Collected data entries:
Start of Block
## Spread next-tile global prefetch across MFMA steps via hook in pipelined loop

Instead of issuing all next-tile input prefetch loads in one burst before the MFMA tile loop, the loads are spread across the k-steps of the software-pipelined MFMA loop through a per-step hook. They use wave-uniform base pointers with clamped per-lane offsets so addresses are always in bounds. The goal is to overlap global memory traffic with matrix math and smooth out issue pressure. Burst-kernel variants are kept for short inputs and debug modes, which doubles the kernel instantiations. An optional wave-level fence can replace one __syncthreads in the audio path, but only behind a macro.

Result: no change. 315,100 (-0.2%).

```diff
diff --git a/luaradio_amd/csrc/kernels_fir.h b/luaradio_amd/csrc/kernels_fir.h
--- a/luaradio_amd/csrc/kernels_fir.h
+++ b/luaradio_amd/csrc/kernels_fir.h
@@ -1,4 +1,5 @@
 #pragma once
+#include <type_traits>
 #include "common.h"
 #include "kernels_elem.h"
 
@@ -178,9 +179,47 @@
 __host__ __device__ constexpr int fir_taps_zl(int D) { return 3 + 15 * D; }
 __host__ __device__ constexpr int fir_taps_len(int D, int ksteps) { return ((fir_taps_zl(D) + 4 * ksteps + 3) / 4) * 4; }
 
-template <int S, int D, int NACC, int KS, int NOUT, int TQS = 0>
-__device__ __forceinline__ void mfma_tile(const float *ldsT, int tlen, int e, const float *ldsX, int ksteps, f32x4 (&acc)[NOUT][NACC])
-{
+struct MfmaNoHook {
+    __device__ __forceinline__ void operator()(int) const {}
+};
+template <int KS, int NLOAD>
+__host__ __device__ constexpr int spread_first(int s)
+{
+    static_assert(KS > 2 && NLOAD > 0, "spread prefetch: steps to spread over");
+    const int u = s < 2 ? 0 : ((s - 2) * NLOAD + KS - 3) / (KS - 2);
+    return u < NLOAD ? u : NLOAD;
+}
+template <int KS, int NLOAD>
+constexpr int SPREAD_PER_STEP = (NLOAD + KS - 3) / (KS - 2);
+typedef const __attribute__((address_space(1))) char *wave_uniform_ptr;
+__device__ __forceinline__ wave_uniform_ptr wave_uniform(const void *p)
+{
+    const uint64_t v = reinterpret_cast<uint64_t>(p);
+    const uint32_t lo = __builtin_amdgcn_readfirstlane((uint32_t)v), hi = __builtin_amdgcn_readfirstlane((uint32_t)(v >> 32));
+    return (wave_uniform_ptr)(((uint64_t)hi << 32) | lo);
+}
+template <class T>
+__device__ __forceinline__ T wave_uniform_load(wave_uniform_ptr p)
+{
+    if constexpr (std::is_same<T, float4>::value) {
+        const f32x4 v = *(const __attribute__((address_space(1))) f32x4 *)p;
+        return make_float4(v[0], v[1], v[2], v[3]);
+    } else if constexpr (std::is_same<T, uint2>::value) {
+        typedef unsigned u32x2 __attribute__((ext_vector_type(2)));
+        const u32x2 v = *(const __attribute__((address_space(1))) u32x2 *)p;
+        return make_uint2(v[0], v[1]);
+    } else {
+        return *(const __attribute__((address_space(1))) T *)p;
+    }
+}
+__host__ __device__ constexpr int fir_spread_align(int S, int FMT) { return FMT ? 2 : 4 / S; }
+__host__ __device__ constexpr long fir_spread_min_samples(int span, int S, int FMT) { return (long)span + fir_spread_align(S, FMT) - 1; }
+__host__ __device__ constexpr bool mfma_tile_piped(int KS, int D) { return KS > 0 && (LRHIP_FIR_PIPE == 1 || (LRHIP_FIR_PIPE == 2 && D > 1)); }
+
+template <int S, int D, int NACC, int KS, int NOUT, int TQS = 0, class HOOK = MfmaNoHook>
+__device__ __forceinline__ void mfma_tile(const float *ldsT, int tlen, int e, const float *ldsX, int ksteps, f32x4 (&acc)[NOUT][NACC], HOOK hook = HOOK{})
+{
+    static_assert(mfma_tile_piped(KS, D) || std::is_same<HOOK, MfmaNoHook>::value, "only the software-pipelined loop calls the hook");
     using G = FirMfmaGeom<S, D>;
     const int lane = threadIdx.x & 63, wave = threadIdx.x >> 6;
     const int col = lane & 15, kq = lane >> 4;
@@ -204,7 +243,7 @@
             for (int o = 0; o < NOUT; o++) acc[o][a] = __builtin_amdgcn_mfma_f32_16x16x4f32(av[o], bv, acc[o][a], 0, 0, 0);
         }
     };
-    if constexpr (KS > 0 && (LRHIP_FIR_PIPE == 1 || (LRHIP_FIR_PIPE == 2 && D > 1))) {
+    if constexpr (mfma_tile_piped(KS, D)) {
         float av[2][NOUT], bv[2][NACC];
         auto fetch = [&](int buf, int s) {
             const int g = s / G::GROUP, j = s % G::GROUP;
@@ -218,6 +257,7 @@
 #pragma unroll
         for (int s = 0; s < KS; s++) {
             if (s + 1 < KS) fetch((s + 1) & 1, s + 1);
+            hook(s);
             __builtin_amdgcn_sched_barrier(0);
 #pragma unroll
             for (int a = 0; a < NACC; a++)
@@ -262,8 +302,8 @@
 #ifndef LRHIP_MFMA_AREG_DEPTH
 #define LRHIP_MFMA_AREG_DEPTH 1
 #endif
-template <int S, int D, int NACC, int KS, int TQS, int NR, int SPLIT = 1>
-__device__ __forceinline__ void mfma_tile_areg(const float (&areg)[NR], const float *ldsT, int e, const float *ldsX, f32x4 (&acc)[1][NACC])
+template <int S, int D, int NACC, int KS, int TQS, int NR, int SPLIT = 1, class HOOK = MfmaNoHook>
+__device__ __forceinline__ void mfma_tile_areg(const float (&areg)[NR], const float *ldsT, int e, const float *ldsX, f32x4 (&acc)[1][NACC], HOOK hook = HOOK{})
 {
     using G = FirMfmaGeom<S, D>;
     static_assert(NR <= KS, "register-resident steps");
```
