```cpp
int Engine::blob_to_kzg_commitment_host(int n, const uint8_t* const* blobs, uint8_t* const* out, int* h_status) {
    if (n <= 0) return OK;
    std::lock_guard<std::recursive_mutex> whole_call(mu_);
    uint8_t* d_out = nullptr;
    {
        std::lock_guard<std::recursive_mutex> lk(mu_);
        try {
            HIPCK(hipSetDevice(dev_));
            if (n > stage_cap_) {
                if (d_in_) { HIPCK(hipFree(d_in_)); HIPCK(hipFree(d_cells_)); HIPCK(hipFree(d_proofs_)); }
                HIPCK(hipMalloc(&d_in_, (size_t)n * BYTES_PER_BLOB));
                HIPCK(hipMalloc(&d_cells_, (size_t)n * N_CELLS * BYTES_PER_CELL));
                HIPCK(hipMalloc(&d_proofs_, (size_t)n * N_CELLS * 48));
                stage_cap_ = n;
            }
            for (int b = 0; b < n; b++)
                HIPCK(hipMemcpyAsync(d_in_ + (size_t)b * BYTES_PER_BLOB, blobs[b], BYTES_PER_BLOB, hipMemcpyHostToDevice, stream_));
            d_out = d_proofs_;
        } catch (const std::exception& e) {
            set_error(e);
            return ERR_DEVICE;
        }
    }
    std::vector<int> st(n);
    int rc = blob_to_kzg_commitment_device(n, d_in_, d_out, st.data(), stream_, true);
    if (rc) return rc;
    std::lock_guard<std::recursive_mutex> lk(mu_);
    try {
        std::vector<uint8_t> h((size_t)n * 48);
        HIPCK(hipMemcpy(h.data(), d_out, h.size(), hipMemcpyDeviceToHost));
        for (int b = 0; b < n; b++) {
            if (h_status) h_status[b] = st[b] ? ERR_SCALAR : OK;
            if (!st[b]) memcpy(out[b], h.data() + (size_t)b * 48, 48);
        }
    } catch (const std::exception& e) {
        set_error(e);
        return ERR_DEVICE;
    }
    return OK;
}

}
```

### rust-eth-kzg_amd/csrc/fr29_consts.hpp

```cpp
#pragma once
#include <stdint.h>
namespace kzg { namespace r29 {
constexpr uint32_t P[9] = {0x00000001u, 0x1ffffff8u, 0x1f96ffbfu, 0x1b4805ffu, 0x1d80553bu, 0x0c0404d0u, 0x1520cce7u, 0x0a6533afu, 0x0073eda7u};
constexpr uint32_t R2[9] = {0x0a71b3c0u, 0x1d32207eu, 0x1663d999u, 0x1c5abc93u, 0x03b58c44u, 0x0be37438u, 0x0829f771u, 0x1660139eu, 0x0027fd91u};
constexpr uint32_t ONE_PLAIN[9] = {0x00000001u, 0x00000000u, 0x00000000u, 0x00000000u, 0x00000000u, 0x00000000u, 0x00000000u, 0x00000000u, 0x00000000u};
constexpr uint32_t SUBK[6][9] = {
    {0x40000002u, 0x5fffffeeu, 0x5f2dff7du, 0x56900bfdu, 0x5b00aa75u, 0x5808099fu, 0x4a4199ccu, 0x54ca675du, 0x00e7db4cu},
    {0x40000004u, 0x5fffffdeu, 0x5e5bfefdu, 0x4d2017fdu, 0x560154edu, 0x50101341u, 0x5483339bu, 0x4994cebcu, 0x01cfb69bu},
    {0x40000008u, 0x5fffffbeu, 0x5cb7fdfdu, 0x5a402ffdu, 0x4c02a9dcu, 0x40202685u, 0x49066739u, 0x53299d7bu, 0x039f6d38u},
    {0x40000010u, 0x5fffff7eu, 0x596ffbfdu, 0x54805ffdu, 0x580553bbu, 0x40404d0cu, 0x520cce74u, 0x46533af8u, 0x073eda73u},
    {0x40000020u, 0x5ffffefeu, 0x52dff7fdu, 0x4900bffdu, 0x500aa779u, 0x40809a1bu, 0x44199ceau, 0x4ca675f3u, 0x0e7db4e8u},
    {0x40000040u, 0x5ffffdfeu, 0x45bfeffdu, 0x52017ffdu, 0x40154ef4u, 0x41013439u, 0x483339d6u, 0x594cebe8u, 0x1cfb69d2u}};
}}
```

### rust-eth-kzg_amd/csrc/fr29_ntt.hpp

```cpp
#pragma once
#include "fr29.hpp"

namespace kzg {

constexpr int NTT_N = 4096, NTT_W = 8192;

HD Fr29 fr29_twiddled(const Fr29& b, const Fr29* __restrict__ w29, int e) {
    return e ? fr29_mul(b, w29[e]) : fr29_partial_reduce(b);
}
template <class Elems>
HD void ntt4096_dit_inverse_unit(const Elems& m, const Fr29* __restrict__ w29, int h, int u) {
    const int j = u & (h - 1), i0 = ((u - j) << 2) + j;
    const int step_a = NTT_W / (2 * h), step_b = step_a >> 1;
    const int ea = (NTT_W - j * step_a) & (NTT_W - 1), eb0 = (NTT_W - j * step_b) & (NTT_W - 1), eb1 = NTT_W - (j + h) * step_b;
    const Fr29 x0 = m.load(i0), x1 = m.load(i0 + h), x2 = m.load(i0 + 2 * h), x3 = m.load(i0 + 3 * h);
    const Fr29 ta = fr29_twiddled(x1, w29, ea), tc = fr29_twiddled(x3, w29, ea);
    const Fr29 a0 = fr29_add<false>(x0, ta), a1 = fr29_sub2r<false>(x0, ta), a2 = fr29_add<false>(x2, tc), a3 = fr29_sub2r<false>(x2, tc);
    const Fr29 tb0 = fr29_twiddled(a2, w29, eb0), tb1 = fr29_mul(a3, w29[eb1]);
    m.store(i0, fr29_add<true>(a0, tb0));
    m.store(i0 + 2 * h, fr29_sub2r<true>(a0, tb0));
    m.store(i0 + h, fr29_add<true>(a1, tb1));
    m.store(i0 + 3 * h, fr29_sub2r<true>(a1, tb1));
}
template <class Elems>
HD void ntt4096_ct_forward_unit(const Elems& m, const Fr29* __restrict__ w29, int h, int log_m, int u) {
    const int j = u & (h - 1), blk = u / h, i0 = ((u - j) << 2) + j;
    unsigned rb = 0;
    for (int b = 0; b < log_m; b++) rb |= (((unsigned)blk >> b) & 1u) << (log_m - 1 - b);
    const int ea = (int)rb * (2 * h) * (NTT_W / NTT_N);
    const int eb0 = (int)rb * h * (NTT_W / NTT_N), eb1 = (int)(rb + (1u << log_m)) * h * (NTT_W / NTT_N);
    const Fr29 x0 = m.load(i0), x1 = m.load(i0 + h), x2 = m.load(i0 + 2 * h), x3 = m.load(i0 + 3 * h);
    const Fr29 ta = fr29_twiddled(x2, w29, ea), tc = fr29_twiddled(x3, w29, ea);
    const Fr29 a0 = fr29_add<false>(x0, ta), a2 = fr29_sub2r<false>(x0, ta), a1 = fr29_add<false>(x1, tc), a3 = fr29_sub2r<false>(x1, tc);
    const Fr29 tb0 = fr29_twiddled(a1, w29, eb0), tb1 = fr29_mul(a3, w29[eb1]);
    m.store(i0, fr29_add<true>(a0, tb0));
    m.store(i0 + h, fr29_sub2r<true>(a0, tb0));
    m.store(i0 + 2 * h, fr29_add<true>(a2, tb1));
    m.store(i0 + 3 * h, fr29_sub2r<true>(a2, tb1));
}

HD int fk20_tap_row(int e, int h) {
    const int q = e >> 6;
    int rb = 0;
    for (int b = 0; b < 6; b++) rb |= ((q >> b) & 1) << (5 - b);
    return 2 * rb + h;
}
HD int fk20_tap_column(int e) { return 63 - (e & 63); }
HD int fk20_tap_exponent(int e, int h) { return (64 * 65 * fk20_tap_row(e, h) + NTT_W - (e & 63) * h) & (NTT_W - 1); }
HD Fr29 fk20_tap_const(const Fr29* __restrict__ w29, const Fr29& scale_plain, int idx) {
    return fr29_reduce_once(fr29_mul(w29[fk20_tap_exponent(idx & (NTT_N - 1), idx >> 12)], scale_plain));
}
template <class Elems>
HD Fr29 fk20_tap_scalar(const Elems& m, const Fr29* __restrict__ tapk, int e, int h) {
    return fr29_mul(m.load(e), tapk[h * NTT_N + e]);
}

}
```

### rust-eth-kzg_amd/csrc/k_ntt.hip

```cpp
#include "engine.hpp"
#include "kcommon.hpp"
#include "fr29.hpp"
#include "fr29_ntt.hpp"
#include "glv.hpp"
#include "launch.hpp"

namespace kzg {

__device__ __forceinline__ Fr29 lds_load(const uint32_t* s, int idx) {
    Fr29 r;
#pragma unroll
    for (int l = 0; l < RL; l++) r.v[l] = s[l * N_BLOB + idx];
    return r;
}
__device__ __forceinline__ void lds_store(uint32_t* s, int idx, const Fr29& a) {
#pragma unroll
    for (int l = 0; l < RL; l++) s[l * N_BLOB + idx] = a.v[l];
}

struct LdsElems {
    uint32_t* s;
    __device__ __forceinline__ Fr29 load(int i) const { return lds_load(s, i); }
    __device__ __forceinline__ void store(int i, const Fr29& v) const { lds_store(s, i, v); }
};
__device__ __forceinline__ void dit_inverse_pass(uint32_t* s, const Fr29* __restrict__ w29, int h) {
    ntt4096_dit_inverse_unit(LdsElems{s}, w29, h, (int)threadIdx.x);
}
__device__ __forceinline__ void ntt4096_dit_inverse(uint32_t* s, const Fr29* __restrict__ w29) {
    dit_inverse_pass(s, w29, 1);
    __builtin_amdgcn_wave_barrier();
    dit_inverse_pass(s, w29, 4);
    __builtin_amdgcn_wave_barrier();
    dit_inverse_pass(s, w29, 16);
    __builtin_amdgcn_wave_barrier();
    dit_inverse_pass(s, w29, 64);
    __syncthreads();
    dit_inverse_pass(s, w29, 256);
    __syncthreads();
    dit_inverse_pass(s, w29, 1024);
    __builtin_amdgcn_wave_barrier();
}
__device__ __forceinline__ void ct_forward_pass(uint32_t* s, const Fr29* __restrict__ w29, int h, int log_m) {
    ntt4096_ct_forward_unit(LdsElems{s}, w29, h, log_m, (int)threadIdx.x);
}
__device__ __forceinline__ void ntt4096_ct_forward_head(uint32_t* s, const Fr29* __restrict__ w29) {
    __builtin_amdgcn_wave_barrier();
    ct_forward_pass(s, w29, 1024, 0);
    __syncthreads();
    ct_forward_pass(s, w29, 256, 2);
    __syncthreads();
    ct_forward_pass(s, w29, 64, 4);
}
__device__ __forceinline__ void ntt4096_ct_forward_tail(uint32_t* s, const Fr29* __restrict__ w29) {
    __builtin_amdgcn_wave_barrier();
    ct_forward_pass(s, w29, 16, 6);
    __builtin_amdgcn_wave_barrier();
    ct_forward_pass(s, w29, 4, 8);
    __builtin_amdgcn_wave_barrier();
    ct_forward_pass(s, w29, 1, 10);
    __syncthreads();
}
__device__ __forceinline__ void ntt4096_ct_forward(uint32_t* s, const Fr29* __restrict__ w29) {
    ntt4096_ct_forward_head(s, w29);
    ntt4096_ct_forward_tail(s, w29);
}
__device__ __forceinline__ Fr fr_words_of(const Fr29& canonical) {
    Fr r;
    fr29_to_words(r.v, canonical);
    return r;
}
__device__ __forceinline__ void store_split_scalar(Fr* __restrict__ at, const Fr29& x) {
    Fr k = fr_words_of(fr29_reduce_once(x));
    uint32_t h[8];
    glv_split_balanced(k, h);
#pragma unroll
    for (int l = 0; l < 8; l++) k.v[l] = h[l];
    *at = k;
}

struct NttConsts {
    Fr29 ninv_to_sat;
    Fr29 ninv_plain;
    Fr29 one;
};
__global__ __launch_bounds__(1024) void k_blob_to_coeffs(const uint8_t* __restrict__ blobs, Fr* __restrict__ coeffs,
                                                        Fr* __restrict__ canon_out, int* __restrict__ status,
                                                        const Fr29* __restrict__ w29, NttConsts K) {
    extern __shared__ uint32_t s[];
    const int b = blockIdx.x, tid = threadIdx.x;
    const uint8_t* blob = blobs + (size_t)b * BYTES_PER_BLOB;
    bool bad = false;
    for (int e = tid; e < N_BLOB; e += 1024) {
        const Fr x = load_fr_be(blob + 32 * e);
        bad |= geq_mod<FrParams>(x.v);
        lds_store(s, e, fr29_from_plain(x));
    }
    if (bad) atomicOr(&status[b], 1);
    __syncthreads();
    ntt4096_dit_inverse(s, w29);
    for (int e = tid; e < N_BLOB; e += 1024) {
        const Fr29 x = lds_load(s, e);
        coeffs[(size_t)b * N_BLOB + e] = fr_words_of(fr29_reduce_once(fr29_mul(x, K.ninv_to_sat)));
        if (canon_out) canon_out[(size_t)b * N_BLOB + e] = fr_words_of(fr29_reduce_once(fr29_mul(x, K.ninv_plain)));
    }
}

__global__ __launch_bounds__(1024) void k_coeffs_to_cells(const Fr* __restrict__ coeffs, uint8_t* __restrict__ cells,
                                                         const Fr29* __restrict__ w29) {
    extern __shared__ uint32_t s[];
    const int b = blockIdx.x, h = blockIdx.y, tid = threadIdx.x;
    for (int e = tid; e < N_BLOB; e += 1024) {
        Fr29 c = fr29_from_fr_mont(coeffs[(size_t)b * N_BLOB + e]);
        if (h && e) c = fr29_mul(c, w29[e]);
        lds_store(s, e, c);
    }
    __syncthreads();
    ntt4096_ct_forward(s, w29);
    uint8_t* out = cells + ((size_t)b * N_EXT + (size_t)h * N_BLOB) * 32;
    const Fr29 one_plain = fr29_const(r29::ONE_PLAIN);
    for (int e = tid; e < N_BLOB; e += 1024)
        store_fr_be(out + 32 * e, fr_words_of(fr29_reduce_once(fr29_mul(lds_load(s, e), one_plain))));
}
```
End of Block
Exercise description: From the records above, copy every line that includes the word "NttConsts".

Response to this task:
struct NttConsts {
                                                        const Fr29* __restrict__ w29, NttConsts K) {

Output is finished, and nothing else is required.